Exercise aim: Every line that holds the word "dpool" needs to be copied from the data below.

Start of Material provided

# zeyadmohamedabdo/Visual-Question-Answering-VQA-system

Hardware: AMD Instinct MI355X
Metric: image-question pairs/sec (train step) (higher is better)
Workload: dtype bf16; 1 GPU; VQA train step fwd+CE+bwd+allreduce+clip+AdamW, batch 512/GPU, 3x224x224 images, 20 tokens, d=256, 4 text layers, 49 image tokens, 1000 answers, dropout on (BASELINE configs[2]); batch_per_gpu=512, global_batch=512, parallelism=dp1, reducer=off

## Files before the change

visual-question-answering-vqa-system_amd/csrc/token_ops.hip:

```cpp
#include <cstdlib>
#include "common.h"

template <typename T>
__global__ void embed_fwd_kernel(const long long* __restrict__ ids, const float* __restrict__ emb, const float* __restrict__ pe,
                                 T* __restrict__ out, int rows, int L, int D, int V, float scale, float p, uint64_t seed) {
  seed = drop_resolve(seed);
  const size_t i = (size_t)blockIdx.x * blockDim.x + threadIdx.x;
  if (i >= (size_t)rows * D) return;
  const int d = (int)(i % D), row = (int)(i / D), l = row % L;
  long long id = ids[row];
  float v = (id >= 0 && id < V) ? emb[(size_t)id * D + d] * scale : 0.f;
  v += pe[(size_t)l * D + d];
  if (p > 0.f) v = drop_keep32(drop_key(seed), (uint32_t)(i), p) ? v / (1.f - p) : 0.f;
  out[i] = from_f<T>(v);
}
__global__ __launch_bounds__(1024) void fold_rows_kernel(const float* __restrict__ part, int nrows, size_t stride, int ncols,
                                                         float* dst0, int n0, float* dst1) {
  const int c = blockIdx.x * 64 + threadIdx.x, rg = threadIdx.y;
  const int per = (nrows + 15) / 16, r0 = rg * per, r1 = min(nrows, r0 + per);
  float t = 0.f;
  if (c < ncols) {
    int r = r0;
    for (; r + 16 <= r1; r += 16) {
      float v[16];
// ... 802 lines not shown
  DT(hipLaunchKernelGGL((attn_fwd_kernel<float, true>), dim3(B * H), dim3(256), shm, st, (const float*)q, (const float*)k, (const float*)v, ldq, ldk, ldv, kmask, probs, (float*)ctx, ldc, H, Lq, Lk, hd, scale, 0.f, 0ull, kv_index, n_kv),
     hipLaunchKernelGGL((attn_fwd_kernel<bf16_t, true>), dim3(B * H), dim3(256), shm, st, (const bf16_t*)q, (const bf16_t*)k, (const bf16_t*)v, ldq, ldk, ldv, kmask, probs, (bf16_t*)ctx, ldc, H, Lq, Lk, hd, scale, 0.f, 0ull, kv_index, n_kv));
  VQA_LAUNCH_CHECK(); return VQA_OK;
}
int vqa_attention_bwd(int dtype, const void* dctx, int ldc, const void* q, const void* k, const void* v, int ldq, int ldk, int ldv,
                      const float* probs, void* dq, void* dk, void* dv, int lddq, int lddk, int lddv,
                      int B, int H, int Lq, int Lk, int hd, float p, unsigned long long seed, hipStream_t st) {
  return attention_bwd_valu<false>(dtype, dctx, ldc, q, k, v, ldq, ldk, ldv, probs, nullptr, dq, dk, dv, lddq, lddk, lddv, B, H, Lq, Lk, hd, p, seed, st);
}
int vqa_attention_bwd_dp(int dtype, const void* dctx, int ldc, const void* q, const void* k, const void* v, int ldq, int ldk, int ldv,
                         const float* probs, const float* dprobs, void* dq, void* dk, void* dv, int lddq, int lddk, int lddv,
                         int B, int H, int Lq, int Lk, int hd, float p, unsigned long long seed, hipStream_t st) {
  if (!dprobs) return VQA_EARG;
  return attention_bwd_valu<true>(dtype, dctx, ldc, q, k, v, ldq, ldk, ldv, probs, dprobs, dq, dk, dv, lddq, lddk, lddv, B, H, Lq, Lk, hd, p, seed, st);
}
int vqa_masked_pool_fwd(int dtype, const void* x, const float* mask, void* out, int ldo, int col0, int B, int L, int D, hipStream_t st) {
  DT(hipLaunchKernelGGL(masked_pool_fwd_kernel<float>, dim3(B), dim3(256), 0, st, (const float*)x, mask, (float*)out, ldo, col0, L, D),
     hipLaunchKernelGGL(masked_pool_fwd_kernel<bf16_t>, dim3(B), dim3(256), 0, st, (const bf16_t*)x, mask, (bf16_t*)out, ldo, col0, L, D));
  VQA_LAUNCH_CHECK(); return VQA_OK;
}
int vqa_masked_pool_pair_fwd(int dtype, const void* x0, const void* x1, const float* mask, void* out, int B, int L, int D, hipStream_t st) {
  if (!x0 || !x1 || !out || B <= 0 || L <= 0 || D <= 0) return VQA_EARG;
  DT(hipLaunchKernelGGL(masked_pool_pair_fwd_kernel<float>, dim3(B, 2), dim3(256), 0, st, (const float*)x0, (const float*)x1, mask, (float*)out, L, D),
     hipLaunchKernelGGL(masked_pool_pair_fwd_kernel<bf16_t>, dim3(B, 2), dim3(256), 0, st, (const bf16_t*)x0, (const bf16_t*)x1, mask, (bf16_t*)out, L, D));
  VQA_LAUNCH_CHECK(); return VQA_OK;
}
int vqa_masked_pool_pair_bwd(int dtype, const void* dcat, const float* mask, void* dx0, void* dx1, int B, int L, int D, hipStream_t st) {
  if (!dcat || !dx0 || !dx1 || B <= 0 || L <= 0 || D <= 0) return VQA_EARG;
  DT(hipLaunchKernelGGL(masked_pool_pair_bwd_kernel<float>, dim3(B, 2), dim3(256), 0, st, (const float*)dcat, mask, (float*)dx0, (float*)dx1, L, D),
     hipLaunchKernelGGL(masked_pool_pair_bwd_kernel<bf16_t>, dim3(B, 2), dim3(256), 0, st, (const bf16_t*)dcat, mask, (bf16_t*)dx0, (bf16_t*)dx1, L, D));
  VQA_LAUNCH_CHECK(); return VQA_OK;
}
int vqa_masked_pool_bwd(int dtype, const void* dpool, int ldo, int col0, const float* mask, const void* addend, void* dx, int B, int L, int D, hipStream_t st) {
  DT(hipLaunchKernelGGL(masked_pool_bwd_kernel<float>, dim3(B), dim3(256), 0, st, (const float*)dpool, ldo, col0, mask, (const float*)addend, (float*)dx, L, D),
     hipLaunchKernelGGL(masked_pool_bwd_kernel<bf16_t>, dim3(B), dim3(256), 0, st, (const bf16_t*)dpool, ldo, col0, mask, (const bf16_t*)addend, (bf16_t*)dx, L, D));
  VQA_LAUNCH_CHECK(); return VQA_OK;
}
int vqa_gate_fwd(int dtype, const void* z, const void* cat, void* fused, int B, int D, hipStream_t st) {
  DT(hipLaunchKernelGGL(gate_fwd_kernel<float>, dim3(g1((size_t)B * D)), dim3(256), 0, st, (const float*)z, (const float*)cat, (float*)fused, B, D),
     hipLaunchKernelGGL(gate_fwd_kernel<bf16_t>, dim3(g1((size_t)B * D)), dim3(256), 0, st, (const bf16_t*)z, (const bf16_t*)cat, (bf16_t*)fused, B, D));
  VQA_LAUNCH_CHECK(); return VQA_OK;
}
int vqa_gate_bwd(int dtype, const void* dfused, const void* z, const void* cat, void* dz, void* dcat, int B, int D, hipStream_t st) {
  DT(hipLaunchKernelGGL(gate_bwd_kernel<float>, dim3(g1((size_t)B * D)), dim3(256), 0, st, (const float*)dfused, (const float*)z, (const float*)cat, (float*)dz, (float*)dcat, B, D),
     hipLaunchKernelGGL(gate_bwd_kernel<bf16_t>, dim3(g1((size_t)B * D)), dim3(256), 0, st, (const bf16_t*)dfused, (const bf16_t*)z, (const bf16_t*)cat, (bf16_t*)dz, (bf16_t*)dcat, B, D));
  VQA_LAUNCH_CHECK(); return VQA_OK;
}
int vqa_grad_tap_add(int dtype, const float* g, void* acc, int rows, int cols, int ld, int layout, hipStream_t st) {
  if (!g || !acc || rows < 0 || cols <= 0 || ld <= 0) return VQA_EARG;
  if (rows == 0) return VQA_OK;
  if (layout == 0) {
    if (ld < cols) return VQA_EARG;
    const size_t n = (size_t)rows * cols;
    DT(hipLaunchKernelGGL(grad_tap_rows_kernel<float>, dim3(g1(n)), dim3(256), 0, st, g, (float*)acc, cols, ld, n),
       hipLaunchKernelGGL(grad_tap_rows_kernel<bf16_t>, dim3(g1(n)), dim3(256), 0, st, g, (bf16_t*)acc, cols, ld, n));
  } else if (layout == 1) {
    if (rows % ld) return VQA_EARG;
    const int B = rows / ld;
    if (B > 65535) return VQA_EARG;
    const dim3 grid((unsigned)((ld + 31) / 32), (unsigned)((cols + 63) / 64), (unsigned)B);
    DT(hipLaunchKernelGGL(grad_tap_nchw_kernel<float>, grid, dim3(256), 0, st, g, (float*)acc, cols, ld),
       hipLaunchKernelGGL(grad_tap_nchw_kernel<bf16_t>, grid, dim3(256), 0, st, g, (bf16_t*)acc, cols, ld));
  } else {
    return VQA_EARG;
  }
  VQA_LAUNCH_CHECK(); return VQA_OK;
}
int vqa_add(int dtype, const void* a, const void* b, void* out, long long n, hipStream_t st) {
  DT(hipLaunchKernelGGL(add_kernel<float>, dim3(g1((size_t)n)), dim3(256), 0, st, (const float*)a, (const float*)b, (float*)out, (size_t)n),
     hipLaunchKernelGGL(add_kernel<bf16_t>, dim3(g1((size_t)n)), dim3(256), 0, st, (const bf16_t*)a, (const bf16_t*)b, (bf16_t*)out, (size_t)n));
  VQA_LAUNCH_CHECK(); return VQA_OK;
}
struct BiasBwdGeom { bool vec; int gpb, rows_per; dim3 grid; };
static BiasBwdGeom bias_bwd_geom(int dtype, int M, int N) {
  BiasBwdGeom g;
  const int VEC = dtype ? 8 : 4;
  g.vec = N % VEC == 0 && M > 0 && (256 % (N / VEC < 256 ? N / VEC : 256)) == 0;
  if (g.vec) {
    const int cvs = N / VEC, gpb = cvs < 256 ? cvs : 256, lanes_r = 256 / gpb;
    int gy = (M + 4 * lanes_r - 1) / (4 * lanes_r);
    if (gy > 1024) gy = 1024;
    if (gy < 1) gy = 1;
    g.gpb = gpb; g.rows_per = (M + gy - 1) / gy;
    g.grid = dim3((cvs + gpb - 1) / gpb, (M + g.rows_per - 1) / g.rows_per);
  } else {
    int gy = (M + 127) / 128; if (gy > 256) gy = 256; if (gy < 1) gy = 1;
    g.gpb = 0; g.rows_per = 0; g.grid = dim3((N + 63) / 64, gy);
  }
  return g;
}
long long vqa_bias_act_bwd_ws(int dtype, int M, int N) {
  if (M <= 0 || N <= 0) return 0;
  const BiasBwdGeom g = bias_bwd_geom(dtype, M, N);
  return (long long)g.grid.y * N;
}
int vqa_bias_act_bwd_fold_rows(int dtype, int M, int N) {
  if (M <= 0 || N <= 0) return 0;
  return (int)bias_bwd_geom(dtype, M, N).grid.y;
}
int vqa_bias_act_bwd(int dtype, const void* dout, const void* outact, void* dz, float* dbias, int M, int N, float p, unsigned long long seed,
                     float* ws, int defer_fold, hipStream_t st) {
  if (M <= 0 || N <= 0 || (defer_fold && !ws)) return VQA_EARG;
  const BiasBwdGeom g = bias_bwd_geom(dtype, M, N);
  if (g.vec) {
    DT(hipLaunchKernelGGL(bias_act_bwd_vec_kernel<float>, g.grid, dim3(256), 0, st, (const float*)dout, (const float*)outact, (float*)dz, dbias, M, N, p, seed, g.rows_per, ws),
       hipLaunchKernelGGL(bias_act_bwd_vec_kernel<bf16_t>, g.grid, dim3(256), 0, st, (const bf16_t*)dout, (const bf16_t*)outact, (bf16_t*)dz, dbias, M, N, p, seed, g.rows_per, ws));
  } else {
    DT(hipLaunchKernelGGL(bias_act_bwd_kernel<float>, g.grid, dim3(256), 0, st, (const float*)dout, (const float*)outact, (float*)dz, dbias, M, N, 0, p, seed, ws),
       hipLaunchKernelGGL(bias_act_bwd_kernel<bf16_t>, g.grid, dim3(256), 0, st, (const bf16_t*)dout, (const bf16_t*)outact, (bf16_t*)dz, dbias, M, N, 0, p, seed, ws));
  }
  if (ws && dbias && !defer_fold) launch_fold(ws, (int)g.grid.y, (size_t)N, N, dbias, N, nullptr, st);
  VQA_LAUNCH_CHECK(); return VQA_OK;
}
int vqa_fold_group(int njobs, const float* const* part, const int* nrows, const long long* stride, const int* ncols, float* const* dst0,
                   const int* n0, float* const* dst1, hipStream_t st) {
  if (njobs <= 0 || !part || !nrows || !stride || !ncols || !dst0 || !n0 || !dst1) return VQA_EARG;
  for (int base = 0; base < njobs; base += FOLD_MAXJOBS) {
    FoldGroup g;
    g.n = njobs - base < FOLD_MAXJOBS ? njobs - base : FOLD_MAXJOBS;
    g.blk0[0] = 0;
    for (int q = 0; q < g.n; ++q) {
      const int j = base + q;
      if (!part[j] || !dst0[j] || nrows[j] <= 0 || ncols[j] <= 0 || stride[j] <= 0 || stride[j] > 0xffffffffll || (n0[j] < ncols[j] && !dst1[j]))
        return VQA_EARG;
      g.j[q] = FoldJob{part[j], dst0[j], dst1[j], nrows[j], ncols[j], n0[j], (unsigned)stride[j]};
      g.blk0[q + 1] = g.blk0[q] + (ncols[j] + 63) / 64;
    }
    hipLaunchKernelGGL(fold_group_kernel, dim3(g.blk0[g.n]), dim3(64, 16), 0, st, g);
  }
  VQA_LAUNCH_CHECK(); return VQA_OK;
}
int vqa_cross_entropy(int dtype, const void* logits, const long long* targets, float* loss, void* dlogits, float* logits_f32, int B, int N,
                      float gscale, int* err, float* ws, hipStream_t st) {
  if (!logits || !targets || B <= 0 || N <= 0) return VQA_EARG;
  dim3 grid((B + 3) / 4);
  DT(hipLaunchKernelGGL(cross_entropy_kernel<float>, grid, dim3(256), 0, st, (const float*)logits, targets, loss, (float*)dlogits, logits_f32, B, N, gscale, err, ws),
     hipLaunchKernelGGL(cross_entropy_kernel<bf16_t>, grid, dim3(256), 0, st, (const bf16_t*)logits, targets, loss, (bf16_t*)dlogits, logits_f32, B, N, gscale, err, ws));
  if (ws && loss) launch_fold(ws, B, 1, 1, loss, 1, nullptr, st);
  VQA_LAUNCH_CHECK(); return VQA_OK;
}
int vqa_convert(int dtype_in, int dtype_out, const void* in, void* out, long long n, hipStream_t st) {
  const unsigned g = g1((size_t)n);
  if (!dtype_in && dtype_out) hipLaunchKernelGGL((convert_kernel<float, bf16_t>), dim3(g), dim3(256), 0, st, (const float*)in, (bf16_t*)out, (size_t)n);
  else if (dtype_in && !dtype_out) hipLaunchKernelGGL((convert_kernel<bf16_t, float>), dim3(g), dim3(256), 0, st, (const bf16_t*)in, (float*)out, (size_t)n);
  else if (!dtype_in) hipLaunchKernelGGL((convert_kernel<float, float>), dim3(g), dim3(256), 0, st, (const float*)in, (float*)out, (size_t)n);
  else hipLaunchKernelGGL((convert_kernel<bf16_t, bf16_t>), dim3(g), dim3(256), 0, st, (const bf16_t*)in, (bf16_t*)out, (size_t)n);
  VQA_LAUNCH_CHECK(); return VQA_OK;
}

}

typedef __attribute__((ext_vector_type(16))) float f32x16;
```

End of Material provided

Answer area:
int vqa_masked_pool_bwd(int dtype, const void* dpool, int ldo, int col0, const float* mask, const void* addend, void* dx, int B, int L, int D, hipStream_t st) {
  DT(hipLaunchKernelGGL(masked_pool_bwd_kernel<float>, dim3(B), dim3(256), 0, st, (const float*)dpool, ldo, col0, mask, (const float*)addend, (float*)dx, L, D),
     hipLaunchKernelGGL(masked_pool_bwd_kernel<bf16_t>, dim3(B), dim3(256), 0, st, (const bf16_t*)dpool, ldo, col0, mask, (const bf16_t*)addend, (bf16_t*)dx, L, D));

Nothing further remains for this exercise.